Rappelons maintenant les buts et objectifs de la compagnie IAMGOLD: « rechercher d’une manière agressive une croissance de haute qualité« , « adhérer aux plus hauts standards d’excellence opération (…) en prudence financière et en matière environnementale », « poursuivre les initiatives de réduction des coûts« , « soutenir et améliorer la réputation de la compagnie par des pratiques d’entreprise éthiques, responsables et transparentes, en accord avec les intérêts de tous les actionnaires« , et enfin « continuer d’établir et de forger de bonne relation avec les gouvernements et les dépositaires des pays d’accueil« .

IAMGOLD se définit aujourd’hui comme « un producteur d’or intermédiaire de premier ordre » côté en Bourse à Toronto, à New York, en Australie, et au Botswana, avec des exploitations en Afrique et en Amérique du sud.

Son capital minier comprends des participations extrêmement élevées dans cinq mine d’or: 100% de la mine Mupane au Botswana; 38% de Sadiola et 40% de Yatéla, situées au Mali; 18,9% des mines Tarkwa et de Damang, au Ghana. La plupart de ces exploitations sont des mines à ciel ouvert ou les minerais sont traités au cyanure. Elles bénéficient de soutiens financiers de la Banque mondiale du gouvernement canadien.

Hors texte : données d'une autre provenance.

# snayfach/MicrobeCensus

Hardware: AMD Instinct MI355X
Metric: reads/sec searched vs marker DB + AGS abs-error, 150 bp @ 1/2/4/8 GPU (higher is better)
Workload: dtype u8/int32

## Files before the change

microbecensus_amd/csrc/k_gapped.h:

```cpp
#pragma once
#include "mc_hip_common.h"

struct McFlankOut { int16_t gain, c1, c2, ident, steps, runs, gapcols, over; };

struct McFlank { int qoff, doff, st, n1, n2; };
__device__ __forceinline__ bool mc_flank_of(const McGapTask &g, int qlen, int dlen, int side, McFlank &f)
{
    if (side == 0) {
        const int qend = g.qfwd + g.qp + g.L, dend = g.qfwd + g.dp + g.L;
        f.qoff = qend; f.doff = dend; f.st = 1; f.n1 = qlen - qend; f.n2 = dlen - dend;
    } else {
        const int qleft = g.qp - g.qbwd, dleft = g.dp - g.qbwd;
        f.qoff = qleft - 1; f.doff = dleft - 1; f.st = -1; f.n1 = qleft; f.n2 = dleft;
    }
    return f.n1 > 2 && f.n2 > 2;
}

__device__ __forceinline__ bool mc_gap_same_segment(const McGapTask &a, const McGapTask &b)
{
    return a.read == b.read && a.sidx == b.sidx && (a.chrono >> 25) == (b.chrono >> 25) && a.qp - a.qbwd == b.qp - b.qbwd && a.dp - a.qbwd == b.dp - b.qbwd &&
           a.qp + a.L + a.qfwd == b.qp + b.L + b.qfwd;
}

__device__ __forceinline__ uint32_t mc_block_alloc_n(uint32_t *counter, uint32_t n)
{
    __shared__ uint32_t wcnt[4], wbase[4];
    const int lane = mc_lane(), wv = threadIdx.x >> 6;
    uint32_t incl = n;
    for (int d = 1; d < 64; d <<= 1) { const uint32_t y = __shfl_up(incl, d); if (lane >= d) incl += y; }
    if (lane == 63) wcnt[wv] = incl;
    __syncthreads();
    if (threadIdx.x == 0) {
        const uint32_t c0 = wcnt[0], c1 = wcnt[1], c2 = wcnt[2], c3 = wcnt[3], tot = c0 + c1 + c2 + c3;
        const uint32_t b = tot ? atomicAdd(counter, tot) : 0u;
        wbase[0] = b; wbase[1] = b + c0; wbase[2] = b + c0 + c1; wbase[3] = b + c0 + c1 + c2;
    }
    __syncthreads();
    const uint32_t r = wbase[wv] + incl - n;
    __syncthreads();
    return r;
}

__global__ void __launch_bounds__(256) k_gap_dedupe(McIndex X, int L, const McGapTask *__restrict__ gaps, uint32_t ngaps, unsigned long long *tab, uint32_t mask, uint32_t *leader,
                                                    uint32_t *key, uint32_t *item, uint32_t *counters)
{
    const uint32_t p = blockIdx.x * 256 + threadIdx.x;
    uint32_t n = 0;
    McFlank fr, fl;
    bool hr = false, hl = false;
    if (p < ngaps && gaps[p].read == MC_TASK_NONE) leader[p] = p;
    else if (p < ngaps) {
        const McGapTask g = gaps[p];
        unsigned long long h = ((unsigned long long)g.read << 32) ^ ((unsigned long long)g.sidx << 12) ^ (unsigned long long)(g.chrono >> 25);
        h ^= ((unsigned long long)(uint16_t)(g.qp - g.qbwd) << 48) ^ ((unsigned long long)(uint16_t)(g.dp - g.qbwd) << 20) ^ ((unsigned long long)(uint16_t)(g.qp + g.L + g.qfwd) << 3);
        h *= 0x9E3779B97F4A7C15ull; h ^= h >> 29; h *= 0xBF58476D1CE4E5B9ull; h ^= h >> 32;
        const unsigned long long mine = (h & ~0x7FFFFFFull) | (unsigned long long)(p + 1);
        uint32_t slot = (uint32_t)h & mask, who = p;
        bool lead = false;
        for (;;) {
            unsigned long long e = tab[slot];
            if (e == 0) e = atomicCAS(&tab[slot], 0ull, mine);
            if (e == 0) { lead = true; break; }
            if ((e & ~0x7FFFFFFull) == (mine & ~0x7FFFFFFull)) {
                const uint32_t q = (uint32_t)(e & 0x7FFFFFFull) - 1;
                if (mc_gap_same_segment(g, gaps[q])) { who = q; break; }
            }
            slot = (slot + 1) & mask;
        }
        leader[p] = who;
        if (lead) {
            const int frame = (int)(g.chrono >> 25), qlen = (L - frame % 3) / 3, dlen = (int)(X.off[g.sidx + 1] - X.off[g.sidx]);
            hr = mc_flank_of(g, qlen, dlen, 0, fr); hl = mc_flank_of(g, qlen, dlen, 1, fl);
            n = (hr ? 1u : 0u) + (hl ? 1u : 0u);
        }
    }
    uint32_t o = mc_block_alloc_n(&counters[C_ITEMS], n);
    if (hr) { key[o] = 1u + (uint32_t)fr.n1; item[o] = 2 * p; o++; }
    if (hl) { key[o] = 1u + (uint32_t)fl.n1; item[o] = 2 * p + 1; }
}

#define MC_GS_BINS 1024u
__global__ void __launch_bounds__(256) k_gap_sort_hist(const uint32_t *__restrict__ key, const uint32_t *__restrict__ n_p, uint32_t cap, uint32_t *hist)
{
    __shared__ uint32_t h[MC_GS_BINS];
    const uint32_t n = *n_p <= cap ? *n_p : 0u;
    for (uint32_t b = threadIdx.x; b < MC_GS_BINS; b += 256) h[b] = 0;
    __syncthreads();
    const uint32_t per = (n + gridDim.x - 1) / gridDim.x, lo = blockIdx.x * per, hi = lo + per < n ? lo + per : n;
    for (uint32_t i = lo + threadIdx.x; i < hi; i += 256) atomicAdd(&h[key[i] & (MC_GS_BINS - 1)], 1u);
    __syncthreads();
    for (uint32_t b = threadIdx.x; b < MC_GS_BINS; b += 256) if (h[b]) atomicAdd(&hist[b], h[b]);
}
__global__ void __launch_bounds__(1024) k_gap_sort_scan(uint32_t *hist)
{
    __shared__ uint32_t s[MC_GS_BINS];
    const uint32_t t = threadIdx.x, v = hist[MC_GS_BINS - 1 - t];
    s[t] = v;
    __syncthreads();
    for (uint32_t d = 1; d < MC_GS_BINS; d <<= 1) { const uint32_t y = t >= d ? s[t - d] : 0u; __syncthreads(); s[t] += y; __syncthreads(); }
    hist[MC_GS_BINS - 1 - t] = s[t] - v;
}
__global__ void __launch_bounds__(256) k_gap_sort_scatter(const uint32_t *__restrict__ key, const uint32_t *__restrict__ item, const uint32_t *__restrict__ n_p, uint32_t cap, uint32_t *base, uint32_t *out)
{
    __shared__ uint32_t h[MC_GS_BINS], at[MC_GS_BINS];
    const uint32_t n = *n_p <= cap ? *n_p : 0u;
    for (uint32_t b = threadIdx.x; b < MC_GS_BINS; b += 256) h[b] = 0;
    __syncthreads();
    const uint32_t per = (n + gridDim.x - 1) / gridDim.x, lo = blockIdx.x * per, hi = lo + per < n ? lo + per : n;
    for (uint32_t i = lo + threadIdx.x; i < hi; i += 256) atomicAdd(&h[key[i] & (MC_GS_BINS - 1)], 1u);
    __syncthreads();
    for (uint32_t b = threadIdx.x; b < MC_GS_BINS; b += 256) { const uint32_t c = h[b]; if (c) at[b] = atomicAdd(&base[b], c); h[b] = 0; }
    __syncthreads();
    for (uint32_t i = lo + threadIdx.x; i < hi; i += 256) { const uint32_t b = key[i] & (MC_GS_BINS - 1); out[at[b] + atomicAdd(&h[b], 1u)] = item[i]; }
}

__global__ void __launch_bounds__(256) k_gap_emit(const McTables *__restrict__ T, McIndex X, int L, const McGapTask *__restrict__ gaps, uint32_t ngaps, const uint32_t *__restrict__ leader,
                                                  const McFlankOut *__restrict__ fout, McHsp *hsps, uint32_t cap_hsps, uint32_t *counters, const McClassPars *__restrict__ P,
                                                  const int32_t *__restrict__ fam, uint8_t *cand, uint64_t *hkeys, uint8_t *low, uint64_t *hplace)
{
    const uint32_t p = blockIdx.x * 256 + threadIdx.x;
    bool keep = false;
    McHsp h;
    if (p < ngaps && gaps[p].read != MC_TASK_NONE) {
        const McGapTask g = gaps[p];
        const uint32_t ld = leader[p];
        const int frame = (int)(g.chrono >> 25), qlen = (L - frame % 3) / 3, dlen = (int)(X.off[g.sidx + 1] - X.off[g.sidx]);
        int score = g.score, nmatch = g.nmatch, qfwd = g.qfwd, dfwd = g.qfwd, qbwd = g.qbwd, dbwd = g.qbwd, alnlen = g.qfwd + g.L + g.qbwd, gapopens = 0, gaptotal = 0;
        McFlank f;
        if (mc_flank_of(g, qlen, dlen, 0, f)) {
            const McFlankOut R = fout[2 * (size_t)ld];
            if (R.gain > 0) { score += R.gain; nmatch += R.ident; qfwd += R.c1; dfwd += R.c2; alnlen += R.steps; gapopens += R.runs; gaptotal += R.gapcols; }
        }
        if (mc_flank_of(g, qlen, dlen, 1, f)) {
            const McFlankOut R = fout[2 * (size_t)ld + 1];
            if (R.gain > 0) { score += R.gain; nmatch += R.ident; qbwd += R.c1; dbwd += R.c2; alnlen += R.steps; gapopens += R.runs; gaptotal += R.gapcols; }
        }
        h.read = g.read; h.chrono = g.chrono;
        keep = mc_make_hsp(*T, L, frame, g, qfwd, dfwd, qbwd, dbwd, score, nmatch, alnlen, gapopens, gaptotal, &h);
        if (keep && cand && mc_hsp_can_classify(*T, *P, X, fam, h)) cand[h.read] = 1;
        if (keep && h.loge < T->loge_thr) low[h.read] = 1;
    }
    const uint32_t o = mc_block_alloc(&counters[C_HSPS], keep);
    if (keep) { if (o < cap_hsps) { hsps[o] = h; hkeys[o] = MC_HSP_KEY(h); hplace[o] = MC_HSP_PLACE(h); } else counters[C_OVERFLOW] = 2; }
}

#define MC_GAP_W 1200
#ifndef MC_GAP_WIN
#define MC_GAP_WIN 36
#endif
#ifndef MC_GAP_WIN2
#define MC_GAP_WIN2 64
#endif
static_assert(MC_GAP_WIN >= 16 && MC_GAP_WIN <= MC_GAP_WIN2, "row 0 of a flank has jEnd + 1 = 16 columns (xdrop_gapped 26.98: mc_gap_begin), and the second window is no narrower than the first");
#define MC_GAP_LANES2 64

__device__ __forceinline__ McFlankOut mc_flank_out(const McGapResult &R)
{
    McFlankOut o;
    o.gain = (int16_t)R.gain; o.c1 = (int16_t)R.c1; o.c2 = (int16_t)R.c2; o.ident = (int16_t)R.ident; o.steps = (int16_t)R.steps; o.runs = (int16_t)R.runs;
    o.gapcols = (int16_t)R.gapcols; o.over = (int16_t)R.overflow;
    return o;
}

__global__ void __launch_bounds__(128) k_gapped(const McTables *__restrict__ T, McIndex X, const uint8_t *__restrict__ frames, int FP, int L,
                                                const McGapTask *__restrict__ gaps, const uint32_t *__restrict__ list, const uint32_t *__restrict__ nitems_p, McFlankOut *fout,
                                                uint32_t *counters, McGapCell *ws, int cap)
{
    __shared__ McHot hot;
    const uint32_t nitems = *nitems_p;
    if (nitems == 0) return;
    mc_load_hot(&hot, T);
    __syncthreads();
    const uint32_t tid = blockIdx.x * blockDim.x + threadIdx.x, nthreads = gridDim.x * blockDim.x;
    McGapCell *C = ws + (size_t)tid * cap;
    for (uint32_t k0 = tid; k0 < nitems; k0 += nthreads) {
        const uint32_t it = list[k0];
        const McGapTask g = gaps[it >> 1];
        const int frame = (int)(g.chrono >> 25), qlen = (L - frame % 3) / 3;
        const uint32_t o0 = X.off[g.sidx];
        McFlank f;
        (void)mc_flank_of(g, qlen, (int)(X.off[g.sidx + 1] - o0), (int)(it & 1), f);
        const McGapResult R = mc_align_gapped(hot, frames + ((int64_t)g.read * 6 + frame) * FP + f.qoff, f.st, X.res + o0 + f.doff, f.st, f.n1, f.n2, C, cap);
        if (R.overflow) counters[C_OVERFLOW] = 5;
        fout[it] = mc_flank_out(R);
    }
}

#define MC_GAP_REFILL 8
template <int W>
struct McGapLds {
    uint2 *cell;
    uint32_t ovf;
    __device__ __forceinline__ void load(int c, int &H, int &D, uint32_t &PH, uint32_t &PD) const
    {
        const uint2 w = cell[c * 64];
        mc_gap_unpack(w.x, w.y, H, D, PH, PD);
    }
    __device__ __forceinline__ void store(int c, int H, int D, uint32_t PH, uint32_t PD)
    {
        uint2 w;
        ovf |= mc_gap_pack(H, D, PH, PD, w.x, w.y);
        cell[c * 64] = w;
    }
    __device__ __forceinline__ int loadH(int c) const { return (int)(cell[c * 64].x << 20) >> 20; }
};

template <int W, int LANES, int REFILL>
__global__ void __launch_bounds__(64) k_gapped_lds(const McTables *__restrict__ T, McIndex X, const uint8_t *__restrict__ frames, int FP, int L,
                                                   const McGapTask *__restrict__ gaps, const uint32_t *__restrict__ list, const uint32_t *__restrict__ nitems_p, McFlankOut *fout,
                                                   uint32_t *retry_count, uint32_t *retry, uint32_t *take)
{
    static_assert(REFILL >= 1 && REFILL <= LANES, "a refill is at most the lanes that take items");
    __shared__ McHot hot;
    __shared__ uint2 win[W * 64];
    const uint32_t nitems = *nitems_p;
    if (nitems == 0) return;
    mc_load_hot(&hot, T);
    __syncthreads();
    const int lane = threadIdx.x;
    McGapLds<W> ws; ws.cell = win + lane; ws.ovf = 0;
    const bool mine = lane < LANES;
    const uint32_t G = gridDim.x, w0 = blockIdx.x;
    constexpr uint32_t WS = (uint32_t)LANES;
    uint32_t wpos = w0 * WS < nitems ? w0 * WS : nitems, wend = wpos + WS < nitems ? wpos + WS : nitems;
    uint32_t pend = 0;
    bool asked = false, dry = false;
    const unsigned long long lt = (1ull << lane) - 1;
    bool active = false;
// ... 73 lines not shown
```

microbecensus_amd/csrc/mc_hip.hip:

```cpp
#include "mc_hip_common.h"
#include "k_translate_seg.h"
#include "k_enumerate.h"
#include "k_eval_seeds.h"
#include "k_gapped.h"
#include "k_order.h"
#include "k_finish.h"
#include "k_grid.h"
#include "k_simulate.h"
#include "k_community.h"
#include "k_varlen.h"
#include "k_classes.h"
#include "k_bootstrap.h"
#include "k_wfit.h"
#include "k_abundance.h"
#include "k_coverage.h"
#include "mc_pieces.h"
#include "mc_owned.h"

#include <map>

struct McCtx {
    McStream stream; hipStream_t side = nullptr, side2 = nullptr;
    McEvent ev[8], ev_fork, ev_join, ev_join2;
    int64_t cap_reads = 0; int pool_len = 0;
    uint32_t cap_tasks = 0, cap_gaps = 0, cap_hsps = 0, cap_rows = 0;
    McDev<uint8_t> d_frames_base; uint8_t *d_frames = nullptr;
    McDev<unsigned long long> d_stats;
    McDev<McSeedTask> d_tasks; McDev<McGapTask> d_gaps; McDev<McHsp> d_hsps, d_v, d_tmp;
    McDev<uint64_t> d_k64, d_hkeys, d_hplace, d_places; McDev<uint32_t> d_idx, d_idxo, d_heads, d_scan, d_gsz, d_nv, d_ghist;
    McDev<uint32_t> d_counters;
    McDev<McRow> d_rows; McDev<uint32_t> d_nrow, d_rowoff; McDev<McBestHit> d_best, d_bestof; McDev<uint8_t> d_low, d_cand;
    McDev<McGapCell> d_gws_full; McDev<uint32_t> d_retry, d_retry2; int gap_threads_full = 0;
    McDev<unsigned long long> d_gtab; uint32_t gtab_slots = 0; McDev<uint32_t> d_gleader; McDev<McFlankOut> d_fout;
    McPin<uint32_t> h_c; McPin<unsigned long long> h_stats; McPin<McBestHit> h_best; size_t h_best_cap = 0;
    const uint8_t *reads = nullptr; int64_t n = 0, first_read_id = 0;
    uint32_t ntasks = 0, ngaps = 0, gpad = 0, nh = 0, nh_all = 0, nheads = 0, nrows = 0, nbest = 0, nsegs = 0;
    bool busy = false;
};

struct mc_handle {
    McHostIndex H;
    std::vector<int32_t> fam;
    int nfam = 0, device = 0;
    McDev<uint8_t> d_res_base; uint8_t *d_res = nullptr; McDev<uint32_t> d_off, d_bstart, d_post; McDev<unsigned long long> d_post8; McDev<uint16_t> d_keys; McDev<int32_t> d_fam;
    McDev<McTables> d_T; McDev<McClassPars> d_P;
    McTables hT; McClassPars hP;
    int read_len = 0, FP = 0; bool run_set = false;
    McDev<uint32_t> d_bitmap;
    McDev<McBucketRec> d_rec;
    McDev<uint32_t> d_filt, d_wild, d_pair; McDev<uint64_t> d_segtab; McDev<unsigned long long> d_rt;
    bool fast_enum = false;
    bool count_traffic = false;
    int pipe_nout = 0;
    bool keep_rows = true;
    bool best_only = false;
    bool rows_stay = false;
    float train_ms[3] = {0, 0, 0};
    float comm_ms[2] = {0, 0};
    int64_t train_bases = 0;
    float boot_ms = 0;
    float wfit_ms = 0;
    bool abund = false; McAbundPars abund_pars = {}; McDev<unsigned long long> d_abund; int64_t abund_searched = 0; float abund_ms = 0;
    McEvent ev_abund[2];
    bool cov = false; McDev<uint32_t> d_cov; McDev<unsigned long long> d_covout; float cov_ms = 0;
    McEvent ev_cov[2];
    McPin<uint8_t> stage_pin[2]; McDev<uint8_t> stage_dev[2]; size_t stage_bytes = 0; McStream copy_stream;
    int64_t nreads = 0, cap_own = 0;
    McDev<uint8_t> d_reads;
    const uint8_t *reads_dev = nullptr;
    McCtx ctx;
    McPin<mc_row> pin_slot[2]; size_t pin_slot_cap[2] = {0, 0}; int pin_cur = 0;
    McStream side, side2;
    McStream rows_stream; McEvent ev_rows; bool rows_pending = false, rows_ever = false;
    std::vector<mc_row> all_rows, split_rows;
    const mc_row *res_rows = nullptr; int64_t n_res_rows = 0;
    std::vector<mc_best_hit> best; mc_stats stats;
    McCtx *best_from = nullptr; uint32_t best_count = 0;
    std::map<int, McTables> vl_tables; double vl_thr = 0;
    McClasses cls = {}; bool cls_set = false, cls_results = false; std::vector<McClassPars> cls_pars;
    std::vector<uint8_t> best_cls; int64_t cls_reads[MC_CL_BINS] = {};
};
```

Dans une étude de cas sur l’actionnariat responsable et les entreprises minières canadiennes, la chercheuse Gisele Belem conclu par cette recommandation : « les caisses de retraite sous réglementation fédérale pourraient utiliser des critères d’investissement socialement responsable afin de sélectionner les entreprises au sein des quelles elles souhaitent investir.

Le Canada doit encourager une plus grande transparence et faciliter la reddition de compte pour les entreprises afin de permettre aux investisseurs (institutionnels et individuels) d’être mieux éclairés dans leur choix d’investissement.

Pour démontrer l’engagement canadien à assurer le suivi et la surveillance des entreprises minières à l’étranger, le respect de l’obligation de reddition de compte pourrait également être une condition pour ses entreprises aux différentes formes de soutiens gouvernementaux. »

Hélas, le gouvernement canadien n’est pas très exigeant en ce qui concerne les activités des compagnies minières à l’étranger, ou les rapatriements de capitaux terminant leur course dans les paradis fiscaux. Même son ancien ministre des Finances a choisi d’inscrire ses affaires aux Caraïbes pour échapper aux impôts.